#### WHAT TO WORK ON
Report the number of lines in the data where the word "bias" appears, and add no other text.

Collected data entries

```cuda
int launch_halo(const void* src, const void* wmat, void* out, const void* res, const float* bias, int N, int H, int W,
                int Cs, int Nout, int R, int S, int pad, int dir, int act, double* stats, cudaStream_t stream, int window) {
  HaloParams p;
  memset(&p, 0, sizeof(p));
  p.diag = window > 0 ? 1 : 0;
  if (p.diag)
    B200_REQUIRE(window == 64 && Cs == Nout && Cs % 64 == 0 && R == 3 && S == 3, B200_ERR_UNSUPPORTED,
                 "conv halo: window mode needs window == 64, C == K, C %% 64 == 0 and a 3x3 filter (C=%d K=%d)", Cs, Nout);
  p.N = N; p.H = H; p.W = W; p.C = Cs; p.Kout = Nout;
  p.ntaps = R * S; p.pad = pad;
  p.row_bytes = (Cs == 16) ? 32 : 128;
  const int cw = p.row_bytes / 2;
  p.Wp = W + S - 1;
  p.RT = 128 / p.Wp;
  if (p.RT > H) p.RT = H;
  p.tiles_per_img = (H + p.RT - 1) / p.RT;
  p.m_tiles = N * p.tiles_per_img;
  p.n_tiles = p.diag ? Nout / 64 : (Nout + 255) / 256;
  p.block_n = Nout / p.n_tiles;
  p.c_chunks = p.diag ? 1 : Cs / cw;
  p.a_box_bytes = (uint32_t)(p.RT + R - 1) * p.Wp * p.row_bytes;
  uint32_t a_need = (uint32_t)(kHTileM + (R - 1) * p.Wp + (S - 1)) * p.row_bytes;
  if (a_need < p.a_box_bytes) a_need = p.a_box_bytes;
  p.a_bytes = (a_need + 1023u) & ~1023u;
  p.b_bytes = (uint32_t)p.block_n * p.row_bytes;
  p.act = act;
  p.has_res = res != nullptr;
  p.stats = stats;
  p.bias = bias;
  for (int r = 0; r < R; ++r)
    for (int s = 0; s < S; ++s) {
      const int t = r * S + s;
      p.b_tap[t] = (uint16_t)t;
      p.a_off[t] = (uint16_t)(dir == 0 ? r * p.Wp + s : (R - 1 - r) * p.Wp + (S - 1 - s));
    }
  const uint32_t box_pitch = (((uint32_t)(p.RT * W) * 128u) + 1023u) & ~1023u;
  const uint32_t epi_bytes = (uint32_t)(p.block_n / 64) * box_pitch;
  int budget = 212 * 1024 - (int)epi_bytes;
  const int b_all = p.c_chunks * p.ntaps * (int)p.b_bytes;
  p.b_stationary = ((p.n_tiles == 1 || p.diag) && b_all <= 80 * 1024) ? 1 : 0;
  B200_REQUIRE(!p.diag || p.b_stationary, B200_ERR_UNSUPPORTED, "conv halo: window mode expects resident weights");
  int b_region;
  if (p.b_stationary) {
    b_region = b_all;
    p.sb = 0;
    p.sa = (budget - b_region) / (int)p.a_bytes;
    if (p.sa > kHMaxA) p.sa = kHMaxA;
  } else {
    p.sa = 2;
    p.sb = (budget - p.sa * (int)p.a_bytes) / (int)p.b_bytes;
    if (p.sb > kHMaxB) p.sb = kHMaxB;
    if (p.sb >= 6 && (int)(3 * p.a_bytes + 4 * p.b_bytes) <= budget) {
      p.sa = 3;
      p.sb = (budget - 3 * (int)p.a_bytes) / (int)p.b_bytes;
      if (p.sb > kHMaxB) p.sb = kHMaxB;
    }
    b_region = p.sb * (int)p.b_bytes;
  }
  B200_REQUIRE(p.sa >= 2 && (p.b_stationary || p.sb >= 2), B200_ERR_UNSUPPORTED,
               "conv halo: shared memory budget exceeded (W=%d, block_n=%d)", W, p.block_n);
  CUtensorMap tmX, tmB, tmC, tmR;
  memset(&tmR, 0, sizeof(tmR));
  int rc = enc4(&tmX, src, Cs, W + S - 1 - 2 * pad, H + R - 1 - 2 * pad, N, cw, p.Wp, p.RT + R - 1);
  if (rc) return rc;
  {
    EncodeTiledFn fn = encode_tiled_fn();
    const int wc = p.diag ? window : Cs;
    cuuint64_t dims[3] = {(cuuint64_t)wc, (cuuint64_t)p.ntaps, (cuuint64_t)Nout};
    cuuint64_t strides[2] = {(cuuint64_t)wc * 2, (cuuint64_t)wc * p.ntaps * 2};
    cuuint32_t box[3] = {(cuuint32_t)cw, 1, (cuuint32_t)p.block_n};
    cuuint32_t es[3] = {1, 1, 1};
    CUresult r = fn(&tmB, CU_TENSOR_MAP_DATA_TYPE_BFLOAT16, 3, const_cast<void*>(wmat), dims, strides, box, es,
                    CU_TENSOR_MAP_INTERLEAVE_NONE, swizzle_for_row_bytes(p.row_bytes),
                    CU_TENSOR_MAP_L2_PROMOTION_L2_128B, CU_TENSOR_MAP_FLOAT_OOB_FILL_NONE);
    B200_REQUIRE(r == CUDA_SUCCESS, B200_ERR_CUDA, "conv halo: weight tensor map failed (%d)", (int)r);
  }
  rc = enc4(&tmC, out, Nout, W, H, N, 64, W, p.RT);
  if (rc) return rc;
  if (res) {
    rc = enc4(&tmR, res, Nout, W, H, N, 64, W, p.RT);
    if (rc) return rc;
  }
  const int smem_bytes = p.sa * (int)p.a_bytes + b_region + (int)epi_bytes + 1024;
  HaloKernelFn kfn = halo_kernel_for(p.ntaps, p.block_n);
  B200_REQUIRE(kfn != nullptr, B200_ERR_UNSUPPORTED, "conv halo: %d taps with block_n %d unsupported", p.ntaps, p.block_n);
  cudaError_t e = cudaFuncSetAttribute((const void*)kfn, cudaFuncAttributeMaxDynamicSharedMemorySize, smem_bytes);
  B200_REQUIRE(e == cudaSuccess, B200_ERR_CUDA, "conv halo: smem attribute (%d bytes): %s", smem_bytes, cudaGetErrorString(e));
  const int total = p.m_tiles * p.n_tiles;
  int grid = total < sm_count() ? total : sm_count();
  if (p.diag) {
    int per_n = sm_count() / p.n_tiles;
    if (per_n > p.m_tiles) per_n = p.m_tiles;
    if (per_n < 1) per_n = 1;
    grid = per_n * p.n_tiles;
  }
  if (getenv("B200_HALO_DEBUG"))
    fprintf(stderr, "[halo] dir=%d N=%d H=%d W=%d C=%d K=%d taps=%d block_n=%d n_tiles=%d m_tiles=%d bstat=%d diag=%d "
            "sa=%d sb=%d bias=%d res=%d act=%d stats=%d grid=%d\n", dir, N, H, W, Cs, Nout, p.ntaps, p.block_n,
            p.n_tiles, p.m_tiles, p.b_stationary, p.diag, p.sa, p.sb, bias != nullptr, res != nullptr, act,
            stats != nullptr, grid);
  b200::launch(kfn, grid, kHThreads, smem_bytes, stream, tmX, tmB, tmC, tmR, p);
  B200_CHECK_LAUNCH("conv_halo_kernel");
  return B200_OK;
}


constexpr int kWThreads = 384;
constexpr int kWMaxStages = 4;

struct HaloWgradParams {
  int N, H, W, K_out, C;
  int RT, Wp, tiles_per_img, m_tiles;
  int ntaps, pad, halo_rows;
  int x_row_bytes, cw, ncols;
  int c_chunks, k_tiles, units, splits, tiles_per_split;
  int stages;
  int window;
  uint32_t a_box_bytes, a_bytes, x_box_bytes, x_bytes;
  float* partial;
  uint16_t x_off[kHMaxTaps];
};

template <int R, int S>
__global__ void __launch_bounds__(kWThreads, 1)
conv_halo_wgrad_kernel(const __grid_constant__ CUtensorMap tmDy, const __grid_constant__ CUtensorMap tmX,
                       const __grid_constant__ HaloWgradParams p) {
  constexpr int kCols = S * 16;
  extern __shared__ uint8_t smem_raw[];
  __shared__ __align__(8) uint64_t full_bar[kWMaxStages], empty_bar[kWMaxStages];
  const int warp = threadIdx.x >> 5, lane = threadIdx.x & 31;
  const uint32_t raw_addr = smem_u32(smem_raw);
  uint8_t* smem = smem_raw + (((raw_addr + 1023u) & ~1023u) - raw_addr);
  const uint32_t stage_bytes = p.a_bytes + p.x_bytes;

  {
    uint4* z = reinterpret_cast<uint4*>(smem);
    const int n16 = static_cast<int>(p.stages * stage_bytes) >> 4;
    for (int i = threadIdx.x; i < n16; i += kWThreads) z[i] = make_uint4(0u, 0u, 0u, 0u);
  }
  if (threadIdx.x == 0) {
    for (int s = 0; s < p.stages; ++s) { mbar_init(&full_bar[s], 1); mbar_init(&empty_bar[s], 8); }
    fence_mbar_init();
    prefetch_tmap(&tmDy);
    prefetch_tmap(&tmX);
  }
  fence_proxy_async();
  __syncthreads();
  pdl_wait();

  const int split = blockIdx.x / p.units;
  const int unit = blockIdx.x - split * p.units;
  const int k_tile = unit % p.k_tiles;
  const int cc = unit / p.k_tiles;
  const int k0 = k_tile * kHTileM;
  const int t_begin = split * p.tiles_per_split;
  const int t_end = min(p.m_tiles, t_begin + p.tiles_per_split);
  const int ntiles = t_end - t_begin;
  const int nA = min(2, (p.K_out - k0 + 63) / 64);
  if (ntiles <= 0) return;

  if (warp >= 8) {
    producer_setmaxnreg();
    if (warp == 8 && lane == 0) {
      int stage = 0; uint32_t phase = 0;
      const uint32_t tx = nA * p.a_box_bytes + p.x_box_bytes;
      for (int tile = t_begin; tile < t_end; ++tile) {
        const int img = tile / p.tiles_per_img;
        const int h0 = (tile - img * p.tiles_per_img) * p.RT;
        mbar_wait(&empty_bar[stage], phase ^ 1u);
        uint8_t* sa = smem + stage * stage_bytes;
        mbar_arrive_expect_tx(&full_bar[stage], tx);
        for (int j = 0; j < nA; ++j) tma_load_4d(&tmDy, &full_bar[stage], sa + j * 16384, k0 + j * 64, 0, h0, img);
        tma_load_4d(&tmX, &full_bar[stage], sa + p.a_bytes, cc * p.cw + (p.window ? k0 : 0), -p.pad, h0 - p.pad, img);
        if (++stage == p.stages) { stage = 0; phase ^= 1u; }
      }
    }
    return;
  }
  consumer_setmaxnreg();

  const int wg = warp >> 2;
  const bool wg_on = wg < nA;
  const uint64_t protoA = make_smem_desc(0, 16384, 1024, 1);
  const uint64_t protoX = make_smem_desc(0, p.x_row_bytes, 8u * p.x_row_bytes, layout_type_for_row_bytes(p.x_row_bytes));
  uint32_t row_inc[R];
#pragma unroll
  for (int r = 0; r < R; ++r) row_inc[r] = (static_cast<uint32_t>(p.x_off[r * S]) * p.x_row_bytes) >> 4;
  const uint32_t kx_inc = (16u * p.x_row_bytes) >> 4;
  float acc[R][kCols / 2];
#pragma unroll
  for (int r = 0; r < R; ++r) wgmma_fence_acc(acc[r]);
  int stage = 0, prev = 0; uint32_t phase = 0;
  for (int i = 0; i < ntiles; ++i) {
    mbar_wait(&full_bar[stage], phase);
    if (wg_on) {
      const uint32_t a_addr = smem_u32(smem + stage * stage_bytes);
      const uint64_t da0 = protoA + ((a_addr + wg * 16384) >> 4);
      const uint64_t dx0 = protoX + ((a_addr + p.a_bytes) >> 4);
      wgmma_fence();
#pragma unroll
      for (int k = 0; k < 8; ++k) {
        const uint32_t scale = (k != 0 || i != 0) ? 1u : 0u;
#pragma unroll
        for (int r = 0; r < R; ++r)
          wgmma_bf16<1, 1>(acc[r], da0 + k * 128, dx0 + row_inc[r] + k * kx_inc, scale);
      }
      wgmma_commit();
      wgmma_wait<1>();
    }
    if (i > 0) release_stage(&empty_bar[prev], lane);
    prev = stage;
    if (++stage == p.stages) { stage = 0; phase ^= 1u; }
  }
  wgmma_wait<0>();
#pragma unroll
  for (int r = 0; r < R; ++r) wgmma_fence_acc(acc[r]);
  release_stage(&empty_bar[prev], lane);
  if (!wg_on) return;

  const int row = wg * 64 + (warp & 3) * 16 + (lane >> 2);
  const int c_lo = 2 * (lane & 3);
#pragma unroll
  for (int h = 0; h < 2; ++h) {
    float* dst = p.partial + ((static_cast<long long>(unit) * p.splits + split) * kHTileM + row + 8 * h) * p.ncols;
#pragma unroll
    for (int r = 0; r < R; ++r)
#pragma unroll
      for (int j = 0; j < kCols / 2; j += 4)
        *reinterpret_cast<float2*>(dst + r * kCols + 2 * j + c_lo) = make_float2(acc[r][j + 2 * h], acc[r][j + 2 * h + 1]);
  }
}

__global__ void __launch_bounds__(256) conv_halo_wgrad_reduce_kernel(const float* __restrict__ partial,
                                                                     float* __restrict__ dw, int K_out, int ntaps, int C,
                                                                     int cw, int k_tiles, int splits, int ncols) {
  pdl_wait();
  __shared__ float4 red[8][32];
  const int c4n = C >> 2;
  const long long total = static_cast<long long>(K_out) * ntaps * c4n;
  const int lane = threadIdx.x & 31, w = threadIdx.x >> 5, nw = blockDim.x >> 5;
  for (long long base = static_cast<long long>(blockIdx.x) * 32; base < total; base += static_cast<long long>(gridDim.x) * 32) {
    const long long idx = base + lane;
    float4 acc = make_float4(0.f, 0.f, 0.f, 0.f);
    int c = 0, tap = 0, k = 0;
    if (idx < total) {
      c = static_cast<int>(idx % c4n) * 4;
      tap = static_cast<int>((idx / c4n) % ntaps);
      k = static_cast<int>(idx / (static_cast<long long>(c4n) * ntaps));
      const int k_tile = k >> 7, row = k & 127;
      const int cc = c / cw;
      const int unit = cc * k_tiles + k_tile;
      const float* src = partial + ((static_cast<long long>(unit) * splits) * kHTileM + row) * ncols + tap * cw + (c - cc * cw);
      for (int s2 = w; s2 < splits; s2 += nw) {
        const float4 v = __ldcg(reinterpret_cast<const float4*>(src + static_cast<long long>(s2) * kHTileM * ncols));
        acc.x += v.x; acc.y += v.y; acc.z += v.z; acc.w += v.w;
      }
    }
    red[w][lane] = acc;
    __syncthreads();
    if (w == 0 && idx < total) {
      for (int j = 1; j < nw; ++j) {
        const float4 v = red[j][lane];
        acc.x += v.x; acc.y += v.y; acc.z += v.z; acc.w += v.w;
      }
      float4* d = reinterpret_cast<float4*>(dw + (static_cast<long long>(k) * ntaps + tap) * C + c);
      float4 o = *d;
      o.x += acc.x; o.y += acc.y; o.z += acc.z; o.w += acc.w;
      *d = o;
    }
    __syncthreads();
  }
}

bool halo_wgrad_eligible(int H, int W, int C, int K_out, int R, int S, int pad) {
  static const bool enabled = !(getenv("B200_HALO_WGRAD") && atoi(getenv("B200_HALO_WGRAD")) == 0);
  if (!enabled || !halo_geometry_ok(H, W, C, R, S, pad)) return false;
  return K_out % 64 == 0;
}

int launch_halo_wgrad(const void* x, const void* dy, float* dw, void* workspace, size_t workspace_bytes, int N, int H,
                      int W, int C, int K_out, int R, int S, int pad, cudaStream_t stream, int window) {
  HaloWgradParams p;
  memset(&p, 0, sizeof(p));
  p.window = window;
  if (window)
    B200_REQUIRE(window == 128 && C == K_out && C % 128 == 0, B200_ERR_UNSUPPORTED,
                 "conv halo wgrad: window mode needs window == 128 and C == K, C %% 128 == 0 (C=%d K=%d)", C, K_out);
  p.N = N; p.H = H; p.W = W; p.K_out = K_out; p.C = C;
  p.ntaps = R * S; p.pad = pad;
  p.cw = 16;
  p.x_row_bytes = p.cw * 2;
  p.ncols = p.ntaps * p.cw;
  p.Wp = W + S - 1;
  p.RT = 128 / p.Wp;
  if (p.RT > H) p.RT = H;
  p.halo_rows = p.RT + R - 1;
  p.tiles_per_img = (H + p.RT - 1) / p.RT;
  p.m_tiles = N * p.tiles_per_img;
  p.c_chunks = (window ? window : C) / p.cw;
  p.k_tiles = (K_out + kHTileM - 1) / kHTileM;
  p.units = p.c_chunks * p.k_tiles;
  int splits = sm_count() / p.units;
  if (splits < 1) splits = 1;
  if (splits > p.m_tiles) splits = p.m_tiles;
  p.tiles_per_split = (p.m_tiles + splits - 1) / splits;
  p.splits = (p.m_tiles + p.tiles_per_split - 1) / p.tiles_per_split;
  p.a_box_bytes = (uint32_t)(p.RT * p.Wp) * 128u;
  p.a_bytes = 2 * 16384;
  p.x_box_bytes = (uint32_t)(p.halo_rows * p.Wp) * p.x_row_bytes;
  int max_off = 0;
  for (int r = 0; r < R; ++r)
    for (int s = 0; s < S; ++s) {
      p.x_off[r * S + s] = (uint16_t)(r * p.Wp + s);
      if (r * p.Wp + s > max_off) max_off = r * p.Wp + s;
    }
  uint32_t x_need = (uint32_t)(kHTileM + max_off) * p.x_row_bytes;
  if (x_need < p.x_box_bytes) x_need = p.x_box_bytes;
  p.x_bytes = (x_need + 1023u) & ~1023u;
  p.stages = (212 * 1024) / (int)(p.a_bytes + p.x_bytes);
  if (p.stages > kWMaxStages) p.stages = kWMaxStages;
  B200_REQUIRE(p.stages >= 2, B200_ERR_UNSUPPORTED, "conv halo wgrad: shared memory budget exceeded (W=%d)", W);
  const size_t need = (size_t)p.units * p.splits * kHTileM * p.ncols * sizeof(float);
  B200_REQUIRE(workspace != nullptr && workspace_bytes >= need, B200_ERR_INVALID,
               "conv halo wgrad: workspace of %zu bytes needed (%zu given)", need, workspace_bytes);
  p.partial = reinterpret_cast<float*>(workspace);
  CUtensorMap tmDy, tmX;
  int rc = enc4(&tmDy, dy, K_out, W, H, N, 64, p.Wp, p.RT);
  if (rc) return rc;
  rc = enc4(&tmX, x, C, W + S - 1 - 2 * pad, H + R - 1 - 2 * pad, N, p.cw, p.Wp, p.halo_rows);
  if (rc) return rc;
  const int smem_bytes = p.stages * (int)(p.a_bytes + p.x_bytes) + 1024;
  const void* kfn = (p.ntaps == 9) ? (const void*)conv_halo_wgrad_kernel<3, 3> : (const void*)conv_halo_wgrad_kernel<4, 4>;
  cudaError_t e = cudaFuncSetAttribute(kfn, cudaFuncAttributeMaxDynamicSharedMemorySize, smem_bytes);
  B200_REQUIRE(e == cudaSuccess, B200_ERR_CUDA, "conv halo wgrad: smem attribute (%d bytes): %s", smem_bytes,
               cudaGetErrorString(e));
  if (getenv("B200_HALO_DEBUG"))
    fprintf(stderr, "[halo_wgrad] N=%d H=%d W=%d C=%d K=%d taps=%d k_tiles=%d c_chunks=%d m_tiles=%d units=%d "
            "splits=%d tiles_per_split=%d stages=%d grid=%d\n", N, H, W, C, K_out, p.ntaps, p.k_tiles, p.c_chunks,
            p.m_tiles, p.units, p.splits, p.tiles_per_split, p.stages, p.units * p.splits);
  if (p.ntaps == 9)
    b200::launch(conv_halo_wgrad_kernel<3, 3>, p.units * p.splits, kWThreads, smem_bytes, stream, tmDy, tmX, p);
  else
    b200::launch(conv_halo_wgrad_kernel<4, 4>, p.units * p.splits, kWThreads, smem_bytes, stream, tmDy, tmX, p);
  B200_CHECK_LAUNCH("conv_halo_wgrad_kernel");
  const int Cw = window ? window : C;
  const long long total = (long long)K_out * p.ntaps * (Cw / 4);
  long long blocks64 = (total + 31) / 32;
  if (blocks64 > 16LL * sm_count()) blocks64 = 16LL * sm_count();
  const int blocks = (int)blocks64;
  b200::launch(conv_halo_wgrad_reduce_kernel, blocks, 32 * wgrad_reduce_warps(p.splits), 0, stream, p.partial, dw, K_out, p.ntaps, Cw, p.cw, p.k_tiles, p.splits,
                                                            p.ncols);
  B200_CHECK_LAUNCH("conv_halo_wgrad_reduce_kernel");
  return B200_OK;
}

}
```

#### RESPONSE AREA
4